Public Lecture ini dihadiri dari kurang lebih 700 peserta dari taruna tiga angkatan darat, laut, udara dan Polri, mahasiswa, pelajar, jajaran SKPD DI Yogyakarta, dan perwakilan organisasi masyarakat. Selain Deputi 1, juga hadir Sekretaris Utama (Sestama) BNPT Mayjen TNI R. Gautama Wiranegara mewakili Kepala BNPT Komjen Pol. Drs. Suhardi Alius, MH.

Mayjen Abdul Rahman menjelaskan, saat ini terorisme bukan persoalan lokal saja, tapi persoalan seluruh bangsa di dunia.

"Seluruh bangsa tidak ada lagi yang imun terhadap pengaruh paham radikal terorisme. Dulu terorisme hanya ada di belahan dunia tertentu, sekarang tidak ada lagi karena sudah menyebar ke seluruh dunia," imbuhnya.

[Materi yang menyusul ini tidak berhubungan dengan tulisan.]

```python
class OpsContext(object):
    __slots__ = ("USE_SPLITK", "USE_SLOTS", "USE_RELU_BITS", "USE_POOL_ARG", "USE_JUNCTION", "POOL_ONLY_TRAIN", "KEEP_DEFORM_COL", "WGRAD_STREAM", "WGRAD_FIRST", "FUSE_FIRST_WGRAD", "HEADS_BATCHED", "SPLIT_EVAL", "deterministic", "TRACE",
                 "PROFILE", "PROFILE_BYTES", "GRAD_READY_HOOK", "LOSS_SCALE_DEV", "wgrad")

    def __init__(self, **overrides):
        env = os.environ.get
        self.USE_SPLITK = True
        self.USE_SLOTS = True
        self.USE_RELU_BITS = env("DANHIP_RELU_BITS", "1") == "1"
        self.USE_POOL_ARG = env("DANHIP_POOL_ARG", "1") == "1"
        self.USE_JUNCTION = env("DANHIP_JUNCTION", "1") == "1"
        self.POOL_ONLY_TRAIN = env("DANHIP_POOL_ONLY_TRAIN", "1") == "1"
        self.KEEP_DEFORM_COL = True
        self.WGRAD_STREAM = env("DANHIP_WGRAD_STREAM", "1") == "1"
        self.WGRAD_FIRST = env("DANHIP_WGRAD_FIRST", "0") == "1"
        self.FUSE_FIRST_WGRAD = env("DANHIP_FUSE_FIRST_WGRAD", "1") == "1"
        self.HEADS_BATCHED = env("DANHIP_HEADS_BATCHED", "1") == "1"
        self.SPLIT_EVAL = False
        self.deterministic = env("DANHIP_DETERMINISTIC", "0") == "1"
        self.TRACE = self.PROFILE = self.PROFILE_BYTES = None
        self.GRAD_READY_HOOK = self.LOSS_SCALE_DEV = None
        self.wgrad = {"on": False, "side": None, "main": None, "keep": []}
        for k, v in overrides.items():
            setattr(self, k, v)


_CTX = OpsContext()
_CTX_FIELDS = frozenset(OpsContext.__slots__) - {"wgrad"}


def context():
    return _CTX


@contextlib.contextmanager
def use_context(ctx):
    global _CTX
    prev, _CTX = _CTX, ctx
    _sync_deterministic(prev, ctx)
    try:
        yield ctx
    finally:
        _CTX = prev
        _sync_deterministic(ctx, prev)


def _sync_deterministic(old, new):
    if bool(old.deterministic) != bool(new.deterministic):
        call("danhip_set_option", b"deterministic", 1 if new.deterministic else 0)

# ... 74 lines not shown
    st = _stamp(w_param)
    if e.stamp != st:
        wd = w_param.detach()
        if not (wd.dtype == torch.float32 and wd.is_contiguous()):
            raise RuntimeError("packed_weights: a kernel variable of shape %s arrives as a non-contiguous view (strides %s): it is a member of a "
                               "fused parameter block, which only the fused op consumes - set the fused / unfused switches BEFORE the "
                               "trainer (FlatParams) is built, not between calls" % (tuple(wd.shape), tuple(wd.stride())))
        call("danhip_pack_conv_weight", ctypes.byref(e.d), ptr(wd), wd.shape[2], ptr(e.wf), ptr(e.wb), stream())
        e.stamp = st
    return e.wf, (e.wb if need_bwd else None)


def repack_all(key=None, select=None):
    entries = [(e, e.ref()) for e in _PACKED.values()]
    entries = [(e, p) for e, p in entries if p is not None and (select is None or select(p))]
    if not entries:
        return
    tabs = _PACK_TABLE_OF
    tab = tabs.get(key)
    ids, ptrs = [id(p) for _, p in entries], [p.data_ptr() for _, p in entries]
    if tab is None or tab[3] != ids or tab[4] != ptrs:
        arr = (_lib.PackEntry * len(entries))()
        first = 0
        nb = ctypes.c_int32()
        for i, (e, p) in enumerate(entries):
            call("danhip_pack_entry_init", ctypes.byref(arr[i]), ctypes.byref(e.d), ptr(p.detach()), p.shape[2], ptr(e.wf), ptr(e.wb), first,
                 ctypes.byref(nb))
            first += nb.value
        host = torch.frombuffer(bytearray(bytes(arr)), dtype=torch.uint8)
        tab = tabs[key] = (len(entries), host.to(entries[0][1].device), first, ids, ptrs)
    n, dev_tab, blocks, _, _ = tab
    call("danhip_pack_conv_weights_batched", ptr(dev_tab), n, blocks, stream())
    for e, p in entries:
        e.stamp = _stamp(p)


def _grad_sink(p):
    return getattr(p, "_danhip_grad", None)


def _sink_trainable(t):
    ms = getattr(t, "_danhip_members", None)
    return ms is not None and any(m.requires_grad for m in ms)


def _prof_begin(st=None):
    if _CTX.PROFILE is None:
        return None
    e = torch.cuda.Event(enable_timing=True)
    e.record(st if st is not None else torch.cuda.current_stream())
    return e


def _prof_end(e0, d, which, st=None, wrote_y=True, pooled=False):
    if e0 is None:
        return
    e1 = torch.cuda.Event(enable_timing=True)
    e1.record(st if st is not None else torch.cuda.current_stream())
    if which == 2:
        label = _lib.lib().danhip_conv_wgrad_kernel_label(ctypes.byref(d)).decode()
    else:
        label = _lib.lib().danhip_conv_kernel_label(ctypes.byref(d), which).decode()
    cin = d.Cin
    flops = 2.0 * d.N * d.Ho * d.Wo * cin * d.Cout * d.kh * d.kw
    _CTX.PROFILE.setdefault(label, []).append((e0, e1, flops))
    if _CTX.PROFILE_BYTES is not None:
# ... 1603 lines not shown
```

### dan_amd/trainer.py

```python
import atexit
import ctypes
import os
import sys
import weakref

import torch
import torch.distributed as dist

from ._lib import call, ptr, stream


def comm_timeout_s():
    return float(os.environ.get("DANHIP_COMM_TIMEOUT_S", "300"))


DEADLINE_EXIT_CODE = 75


def _die(msg):
    sys.stderr.write("dan_amd: FATAL (rank %s): %s\n" % (os.environ.get("RANK", "0"), msg))
    sys.stderr.flush()
    os._exit(DEADLINE_EXIT_CODE)


# ... 374 lines not shown
            self.g.index_fill_(0, self.struct_zero_idx, 0.0)

    def range_plan(self, s, e):
        k0, k1 = self.starts.index(s), (self.starts.index(e) if e < self.total else len(self.starts))
        rel = (self.seg[k0:k1 + 1] - s).contiguous()
        idx = None
        if self.struct_zero_idx is not None:
            m = (self.struct_zero_idx >= s) & (self.struct_zero_idx < e)
            idx = self.struct_zero_idx[m].contiguous() if bool(m.any()) else None
        return k0, k1 - k0, rel, idx

    def sgd_range(self, s, e, plan, lr, momentum=0.9, grad_scale=1.0):
        k0, nseg, rel, idx = plan
        if idx is not None:
            self.g.index_fill_(0, idx, 0.0)
        off = ctypes.c_void_p
        base = lambda t, elems: off(t.data_ptr() + 4 * elems)
        call("danhip_sgd_momentum_flat", base(self.w, s), base(self.g, s), base(self.v, s), ptr(rel), base(self.gmult, k0), base(self.wdc, k0), nseg,
             e - s, float(lr), float(momentum), float(grad_scale), ptr(self.l2), stream())

    def sgd_step(self, lr, momentum=0.9, grad_scale=1.0, dynamic_state=None, deterministic=False):
        self.mask_structured()
        self.l2.zero_()
        if dynamic_state is not None:
            call("danhip_sgd_momentum_flat_dynamic", ptr(self.w), ptr(self.g), ptr(self.v), ptr(self.seg), ptr(self.gmult), ptr(self.wdc),
                 len(self.names), self.total, float(lr), float(momentum), ptr(dynamic_state), ptr(self.l2), stream())
        elif deterministic:
            if getattr(self, "_sgd_ws", None) is None:
                from . import _lib
                self._sgd_ws = torch.empty(int(_lib.lib().danhip_sgd_workspace_bytes()), dtype=torch.uint8, device=self.w.device)
            call("danhip_sgd_momentum_flat_ws", ptr(self.w), ptr(self.g), ptr(self.v), ptr(self.seg), ptr(self.gmult), ptr(self.wdc), len(self.names),
                 self.total, float(lr), float(momentum), float(grad_scale), ptr(self.l2), ptr(self._sgd_ws), self._sgd_ws.numel(), stream())
        else:
            call("danhip_sgd_momentum_flat", ptr(self.w), ptr(self.g), ptr(self.v), ptr(self.seg), ptr(self.gmult), ptr(self.wdc), len(self.names),
                 self.total, float(lr), float(momentum), float(grad_scale), ptr(self.l2), stream())
        from . import ops
        ops.WEIGHT_EPOCH += 1
        ops.repack_all()


class GradBuckets(object):

    def __init__(self, flat, bucket_bytes=32 << 20, tail_bytes=2 << 20):
        self.flat = flat
        self.on_bucket = None
        self.local = False
        self.enabled = (dist.is_available() and dist.is_initialized() and dist.get_world_size() > 1) or (os.environ.get("DANHIP_FORCE_DIST") == "1" and flat.g.is_cuda)
        self.fake = (not self.enabled) and os.environ.get("DANHIP_FAKE_ALLREDUCE") == "1" and flat.g.is_cuda
        self.enabled = self.enabled or self.fake
        self.bucket_bytes = bucket_bytes
        per = max(1, bucket_bytes // 4)
        self.bounds = []
        end = flat.total
        cur_end = end
        for s in reversed(flat.starts):
            if cur_end - s >= per:
                self.bounds.append((s, cur_end))
                cur_end = s
        if cur_end > 0:
            self.bounds.append((0, cur_end))
        s0, e0 = self.bounds[-1]
        tail = max(1, tail_bytes // 4)
        if e0 - s0 > 2 * tail:
            cut = max((st for st in flat.starts if s0 < st <= s0 + tail), default=None)
            if cut is not None and cut < e0:
                self.bounds[-1:] = [(cut, e0), (s0, cut)]
# ... 181 lines not shown
```
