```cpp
__global__ __launch_bounds__(256) void k_widen_bf16(const unsigned short *__restrict__ src, int64_t ld, int64_t n, int64_t cols, double *__restrict__ dst)
{
// ... 281 lines not shown
        hipEvent_t evb = jch_ev(ctx);
        int nlvb = 0;
        JCH_TRY(jch_fit_plskern_bf16(ctx, d, io.X, io.ldx, io.Y, io.ldy, wdev, dn, Tdev, s, ldr, qpad, ldz, fastb, &nlvb));
        hipEvent_t eve = jch_ev(ctx);
        const size_t ev_last = ctx->ev_used - 1;
        JCH_TRY(fetch_small(nlvb));
        JCH_TRY(jch_p2p_check(ctx));
        if (io.nlv_out) *io.nlv_out = nlvb;
        if (ctx->profiling) {
            jch_profile &pr = ctx->prof;
            pr.fit_ms = ev_ms(evb, eve);
            pr.prologue_ms = ctx->ev_mark > 0 ? ev_ms(evb, ctx->ev_pool[ctx->ev_mark - 1]) : 0.0;
            double sw = 0.0; int cnt = 0;
            for (size_t i = ctx->ev_mark; i + 1 < ev_last; i += 2) { sw += ev_ms(ctx->ev_pool[i], ctx->ev_pool[i + 1]); ++cnt; }
            if (ctx->prof_stride > 1 && cnt > 0 && cnt < nlvb) { sw = sw * (double)nlvb / (double)cnt; cnt = nlvb; }
            pr.sweep_ms = sw; pr.sweep_launches = cnt; pr.nlv = nlvb;
            pr.smallstate_ms = pr.fit_ms - pr.prologue_ms - sw;
            pr.sweep_bytes = (double)n * ((p + 7) & ~7) * 2.0 + 16.0 * (double)n;
            jch_coll_collect(ctx, pr);
        }
        return JCH_OK;
    }
    hipEvent_t ev_begin = jch_ev(ctx);
    JCH_TRY(jch_launch_weights(ctx, wdev, n, dn, s.hdr, qual_dev, 8, mshift_buf, ldr + 2));
    int64_t n_total = n;
    if (ctx->nranks > 1 && n < std::min<int64_t>(p, d.nlv)) {
        double hdr_h[2];
        JCH_HIP(ctx, hipMemcpyAsync(hdr_h, s.hdr, sizeof hdr_h, hipMemcpyDeviceToHost, ctx->stream));
        JCH_HIP(ctx, hipStreamSynchronize(ctx->stream));
        n_total = (int64_t)(hdr_h[1] + 0.5);
    }
    const int nlv = (int)std::min<int64_t>(std::min<int64_t>(n_total, p), d.nlv);
    const bool fast = q <= 16 && nlv <= 1024 && p <= JCH_SWEEP_MAXP && jch_lv_fast_lds_bytes(p, q, qpad, ldr, nlv) <= 150 * 1024;
    const bool sib = algo == ALGO_SIMP || algo == ALGO_WOLD;
    const bool sib_fast = sib && jch_sibling_supported(p, q, ldr, nlv);
    const bool all_fast = sib ? (sib_fast && (algo == ALGO_SIMP || fast)) : fast;
    const int max_slices = all_fast ? JCH_ZT_SLICES : 1;
    const bool fuse_inbox = all_fast && ctx->p2p.ready && !ctx->loop &&
                            (size_t)(ldr + 1 + qpad) <= ctx->p2p.cap;
    int nslice = 1;
    const bool ext_scales = io.xscales_in != nullptr;
    const bool raw_mode = (((algo == ALGO_KERN || algo == ALGO_ROSA) && fast) || (algo == ALGO_SIMP && all_fast)) && !ext_scales && !inplace &&
                          q <= 15 && (d.reserved & ~JCH_REUSE_XCOPY) == 0 && p <= JCH_SWEEP_MAXP && allow_raw && !jch_knob_set("JCH_CENTRED_COPY");
    if (raw_mode) {
        s.mshift = mshift_buf;
        double *spread2 = cv.take(p);
        JCH_TRY(jch_launch_pivot(ctx, Xc, ldxc, n, p, s.hdr, s.scl, spread2));
        JCH_TRY(jch_launch_moments(ctx, Yc, ldyc, nullptr, 0, dn, n, q, 0, nullptr, s.scl + p));
        bool from_copy = false;
        if (reuse_x) JCH_TRY(jch_launch_xty_rows(ctx, Xr, ldr, Yc, ldyc, dn, n, p, q, s.scl, Yr, qpad, s.K, s.mom,
                                                 s.mshift, spread2, qual_dev, s.scl, &from_copy));
        if (from_copy) ctx->xcopy_reused++;
        else {
        JCH_TRY(jch_launch_center_xty(ctx, Xc, ldxc, Yc, ldyc, dn, n, p, q, s.scl, s.mom, false, Xr, ldr, Yr, qpad, s.K, false,
                                      s.mom, s.mshift, spread2, qual_dev, s.scl));
        ctx->xcopy = xkey; ctx->xcopy_valid = true;
        }
        if (d.scal) {
            s.rs = cv.take((size_t)ldr + 2);
            JCH_HIP(ctx, hipMemsetAsync(s.rs, 0, sizeof(double) * ((size_t)ldr + 2), ctx->stream));
            JCH_TRY(jch_launch_raw_scales(ctx, Xr, n, p, ldr, dn, s.mshift, Yr, qpad, q, s.zt, s.scl, s.K));
        }
        s.variant = 2;
    } else {
    ctx->xcopy_valid = false;
    JCH_TRY(jch_launch_moments(ctx, Xc, ldxc, Yc, ldyc, dn, n, p, q, nullptr, s.mom));
    if (ext_scales) {
        JCH_TRY(jch_reserve_host(ctx, sizeof(double) * (size_t)(p + q)));
        double *h = (double *)ctx->hstage;
        for (int j = 0; j < p; ++j) h[j] = io.xscales_in[j];
        for (int k = 0; k < q; ++k) h[p + k] = io.yscales_in ? io.yscales_in[k] : 1.0;
        JCH_HIP(ctx, hipMemcpyAsync(s.scl, h, sizeof(double) * (size_t)(p + q), hipMemcpyHostToDevice, ctx->stream));
        JCH_HIP(ctx, hipStreamSynchronize(ctx->stream));
    } else if (d.scal) JCH_TRY(jch_launch_moments(ctx, Xc, ldxc, Yc, ldyc, dn, n, p, q, s.mom, s.scl));
    else hipLaunchKernelGGL(k_fill_const, dim3((p + q + 255) / 256), dim3(256), 0, ctx->stream, s.scl, p + q, 1.0);
    JCH_TRY(jch_launch_center_xty(ctx, Xc, ldxc, Yc, ldyc, dn, n, p, q, s.mom, s.scl, inplace && kern_like, Xr, ldr, Yr, qpad, s.K, d.scal != 0 || ext_scales));
    }
    hipEvent_t ev_prologue = jch_ev(ctx);
// ... 278 lines not shown
```

### jchemo.jl_amd/csrc/jch_internal.h

```cpp
#pragma once
#include <hip/hip_runtime.h>
#include <stdint.h>
#include <stdio.h>
#include <string.h>

#include <functional>
#include <string>
#include <vector>

#include "jchemo_hip.h"

#define JCH_MAXQ 64
#define JCH_ZT_SLICES 8
#define JCH_SWEEP_MAXP 2048

struct xcopy_key {
    const void *X; int64_t n, ldx; int p, host;
    bool operator==(const xcopy_key &o) const { return X == o.X && n == o.n && ldx == o.ldx && p == o.p && host == o.host; }
};
struct jch_buf {
    void *ptr = nullptr;
    size_t bytes = 0;
};

// ... 135 lines not shown
void jch_coll_begin(jch_ctx *ctx);
void jch_coll_end(jch_ctx *ctx);
void jch_coll_reset(jch_ctx *ctx);
void jch_coll_collect(jch_ctx *ctx, jch_profile &pr);

struct jch_part_view {
    const double *part = nullptr;
    int nb = 0, ldpart = 0;
};

int32_t jch_launch_weights(jch_ctx *ctx, const double *w_dev , int64_t n, double *dnorm,
                           double *hdr , double *zero0 = nullptr, int nzero0 = 0,
                           double *zero1 = nullptr, int nzero1 = 0 );
int32_t jch_launch_moments(jch_ctx *ctx, const double *Xc, int64_t ldx, const double *Yc, int64_t ldy,
                           const double *d, int64_t n, int p, int q, const double *means ,
                           double *out , bool do_sqrt = true);
int32_t jch_launch_center_xty(jch_ctx *ctx, double *Xc, int64_t ldx, double *Yc, int64_t ldy, const double *d,
                              int64_t n, int p, int q, const double *mom, const double *scl, bool writeback,
                              double *Xr, int ldr, double *Yr, int qpad, double *K , bool scal,
                              double *means_out = nullptr ,
                              double *mshift_out = nullptr ,
                              const double *spread2 = nullptr ,
                              double *qual = nullptr ,
                              double *ones_out = nullptr );
int32_t jch_launch_pivot(jch_ctx *ctx, const double *Xc, int64_t ldx, int64_t n, int p, const double *hdr ,
                         double *pivot , double *spread2 );
int32_t jch_launch_export_colmajor(jch_ctx *ctx, const double *Xr, int ldr, const double *Yr, int qpad, int64_t n,
                                   int p, int q, double *Xc, int64_t ldx, double *Yc, int64_t ldy,
                                   const double *sqrt_rowscale = nullptr );
int32_t jch_launch_sweep(jch_ctx *ctx, const double *Xr, int64_t n, int p, int ldr, const double *d, const double *rvec,
                         const double *Yr, int qpad, int q_extra ,
                         double *tcol, double *zt , int ldz, int max_slices,
                         int *nslice_out, const double *mu = nullptr ,
                         jch_part_view *pv = nullptr );
int32_t jch_launch_reduce_rows(jch_ctx *ctx, const double *part, int nb, int ldpart, int m, double *out);
int32_t jch_launch_xty_rows(jch_ctx *ctx, const double *Xr, int ldr, const double *Yc, int64_t ldy, const double *d, int64_t n, int p, int q,
                            const double *mom, double *Yr, int qpad, double *K, double *means_out, double *mshift_out,
                            const double *spread2, double *qual, double *ones_out, bool *done);
int32_t jch_launch_raw_scales(jch_ctx *ctx, const double *Xr, int64_t n, int p, int ldr, const double *d, const double *mshift,
                              const double *Yr, int qpad, int q, double *tmp, double *scl, double *K);
int32_t jch_launch_reduce_part8(jch_ctx *ctx, const double *part, int nb, int ldpart, int m, double *zt, int ldz, int *nslice_out);
int32_t jch_launch_sweep_wide(jch_ctx *ctx, const double *Xr, int64_t n, int ldr, const double *d, const double *rvec,
                              const double *Yr, int qpad, bool nipals, double *tcol, double *zt);
int32_t jch_launch_ytdt(jch_ctx *ctx, const double *Yr, int64_t n, int qpad, const double *d, const double *tcol, double *out );
#define JCH_NIPALS_DEFER_DEFAULT 6
static inline int jch_nipals_lazy_pitch(int ldr) { return 128 * (ldr <= 128 ? 1 : ldr <= 256 ? 2 : ldr <= 512 ? 4 : ldr <= 1024 ? 8 : 16); }
int32_t jch_sweep_tickets(jch_ctx *ctx, int **out);
int jch_nipals_lazy_capacity(int ldr, int q);
int32_t jch_launch_sweep_lazy(jch_ctx *ctx, const double *Xr, int64_t n, int ldr, const double *d, const double *wvec,
                              const double *Yr, int qpad, double *tcol, double *zt, int ldz, int max_slices, int *nslice_out,
                              const double *pend_p, int npend, int npend_max, const double *tpend, int64_t tstride);
int32_t jch_launch_kpass_lazy(jch_ctx *ctx, double *Xr, int64_t n, int p, int ldr, double *Yr, int qpad, int q, const double *d,
                              const double *pend_p, int npend, int npend_max, const double *tpend, int64_t tstride,
                              const double *cvec, bool flush, double *Knext);
int32_t jch_launch_deflate(jch_ctx *ctx, double *Xr, int64_t n, int p, int ldr, double *Yr, int qpad, int q,
                           const double *d, const double *tcol, const double *zpc ,
                           double *Knext );
struct jch_small {
    double *K;
    double *w, *r;
    double *P, *R, *W;
// ... 112 lines not shown
```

Bicara tentang terorisme, media, dan dunia maya, ia menggarisbawahi isi surat satu pimpinan Al Qaeda, Aiman Aljawahir kepada pengikutnya bahwa saat tengah terjadi peperangan dan separuh lebih peperangan itu terjadi melalui media. Jurubicara Al Qaeda, Al Adnani, mengemukakan daripada merekrut dan membawa anggota baru ke Afganistan, akan lebih mudah dan berharga, bila memindahkan pusat pelatihan ke setiap rumah, dan setiap desa perkampungan muslim di berbagai negara.

"Artinya, para pelaku terorisme itu sangat pintar dan sudah membaca jauh-jauh hari pentingnya media dan dunia maya untuk menjalankan aksi mereka," terangnya.

Kalau didinamikakan, lanjut Abdul Rahman, itu terlihat dari pola propaganda kelompok radikal itu yang bergeser dari cara-cara konvensial, ke cara-cara yang mereka gunakan sekarang yaitu media dan dunia maya.

"Dulu terorisme melakukan rekrutmen dengan melalui hubungan kekeluargaan, pertemanan, ketokohan, dan lembaga keagamaan. Jadi mulai merekrut sampai pembaitan, mereka harus tatap muka untuk melakukan indoktrinasi, rekrutmen, pembaiatan. Sekarang beda, terorisme sudah menggunakan website, medsos, social messenger,” jelas mantan Danrem 074/Warastratama Solo ini.

Salah bukti pola itu adalah pelaku yang siap melakukan aksi bom bunuh diri di istana negara yang tertangkap di Bintara, Bekasi. Perempuan pelaku itu dibaiat melalui online, setelah itu nikah secara online. Belum lagi setelah medsos muncul, dan terakhir social messenger.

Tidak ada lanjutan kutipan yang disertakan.